Doublevil / JmdictFurigana

A Japanese dictionary resource that attaches furigana to individual words
150 stars 13 forks source link

Missing entries? #21

Closed fasiha closed 3 months ago

fasiha commented 3 months ago

Hello Doublevil! I noticed that the latest JmdictFurigana.json is missing some entries that are in JMdict:

Do you think there was a regression, or am I making a mistake somewhere?

Doublevil commented 3 months ago

Hello and thank you for your continued interest in this project, These are all special readings that are not registered in the special readings list. I don't think it's a regression, as I wasn't able to find these entries in older releases either. Because special readings are exceptions that have to be listed manually, it's expected that some will be missing. However, you are welcome to contribute on the special readings file to add missing readings.

fasiha commented 3 months ago

Aha! I didn't know about that file, some of these are on there, so I will use it as a fallback!

Doublevil commented 3 months ago

No no, sorry for the confusion, this file is not intended to be used as a fallback; it's used in the process of creating the output txt and json files. If entries were added in that file for the words you mention, the entries would be resolved correctly and appear in the next release files.
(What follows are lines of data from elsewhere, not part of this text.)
+        if (log_transform) val[i] = cur[i] > T(0) ? (T)log10((double)cur[i]) : T(-9999);
+      }
+      const int base = (tid & 31) - cg;
+      double sum = 0.0;
+      T m = T(-1.0e30);
+#pragma unroll
+      for (int g = 0; g < CG; ++g)
+#pragma unroll
+        for (int i = 0; i < CPT; ++i) {
+          const int cc = g * CPT + i;
+          const T vv = CG > 1 ? __shfl_sync(0xffffffffu, val[i], base + g) : val[i];
+          const double ww = s_w[cc];
+          if (cc < ncols && ww != 0.0) {
+            sum += ww * (double)vv;
+            m = vv > m ? vv : m;
+          }
+        }
+      if (cg == 0 && live) {
+        cum[row] = (T)((double)rows[rl] + sum);
+        if (mx) {
+          const T mo = rows[CP::OR / (int)sizeof(T) + rl];
+          mx[row] = m > mo ? m : mo;
+        }
+      }
+    }
+  };
+  stencil_pipe<S, RPP>(n, nr, issue, compute);
 }
 
 __global__ void k_branch_count(int n, const int* __restrict__ rowptr, const int* __restrict__ colidx,
diff --git a/profiles/run_panel_ends.py b/profiles/run_panel_ends.py
--- a/profiles/run_panel_ends.py
+++ b/profiles/run_panel_ends.py
@@ -10,7 +10,16 @@
 
 ROOT = os.path.dirname(os.path.dirname(os.path.abspath(__file__)))
 sys.path.insert(0, ROOT)
-SWITCH = "CS_B200_NO_FUSED_PANEL_ENDS"
+HBM_PEAK = 3.35e12
+
+
+def cur_bytes(name, n):
+    m = re.match(r"k_cur_(max|acc)_(?:pipe|dia)<(double|float),(\d+)", name)
+    if not m:
+        return None
+    t = 8 if m.group(2) == "double" else 4
+    row = int(m.group(3)) * t + 4 * t + (4 * t if m.group(1) == "acc" else 0)
+    return n * row
 
 
 def card():
@@ -63,7 +72,7 @@
         np.save(trace_path + ".R.npy", np.asarray(out["R"]))
 
 
-def panels(trace_path):
+def panels(trace_path, n):
     with open(trace_path) as fh:
         ev = json.load(fh)["traceEvents"]
     dev = sorted((e for e in ev if e.get("ph") == "X" and e.get("cat") in ("kernel", "gpu_memset", "gpu_memcpy")),
@@ -71,7 +80,7 @@
     out, cur = [], []
     for e in dev:
         cur.append(e)
-        if short(e["name"]).startswith("k_cur_acc_dia"):
+        if re.match(r"k_cur_acc_(dia|pipe)<", short(e["name"])):
             out.append(cur)
             cur = []
     res = []
@@ -89,10 +98,18 @@
                 agg[k][1] += e["dur"] / 1000.0
             return [{"pass": k, "launches": n, "ms": round(ms, 4)} for k, (n, ms) in agg.items()]
 
+        currents = []
+        for e in end:
+            b = cur_bytes(short(e["name"]), n)
+            if b:
+                s = e["dur"] / 1e6
+                currents.append({"pass": short(e["name"]), "ms": round(e["dur"] / 1000.0, 4), "GB": round(b / 1e9, 4),
+                                 "GB_per_s": round(b / s / 1e9, 1), "of_hbm_peak": round(b / s / HBM_PEAK, 3)})
         res.append({"start_ms": round(sum(e["dur"] for e in start) / 1000.0, 4),
                     "end_ms": round(sum(e["dur"] for e in end) / 1000.0, 4),
+                    "currents_ms": round(sum(c["ms"] for c in currents), 4),
                     "loop_cond_kernels": len(conds),
-                    "start": passes(start), "end": passes(end)})
+                    "start": passes(start), "end": passes(end), "currents": currents})
     return res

fasiha commented 3 months ago

Now I fully understand. Hmm. I see "甲斐性" → "かいしょう" in the file, which is one of the words in my list: https://github.com/Doublevil/JmdictFurigana/blob/9ce6da4e2ec5a2603413552ed481efeda3557ace/JmdictFurigana/Resources/SpecialReadings.txt#L814 but in the JSON file I only see one entry for 甲斐性, "かいしょ" (missing the final う). Should the above special reading be in the JSON?

Doublevil commented 3 months ago

After analyzing this particular case, it looks like it being in the file is the mistake. The 甲斐性/かいしょう entry currently cannot be solved because it has two potential solutions: either the one you quoted in the special readings (かいしょう over the 3 characters), or another one being composed of かい over the two first characters, and then しょう over the last one. In these cases where multiple solutions are available, the entry is considered unsolved and is not added to the file.

So, on this particular one, removing the line from the special readings file would allow a solution (the 2nd one) to prevail and be featured in the output file.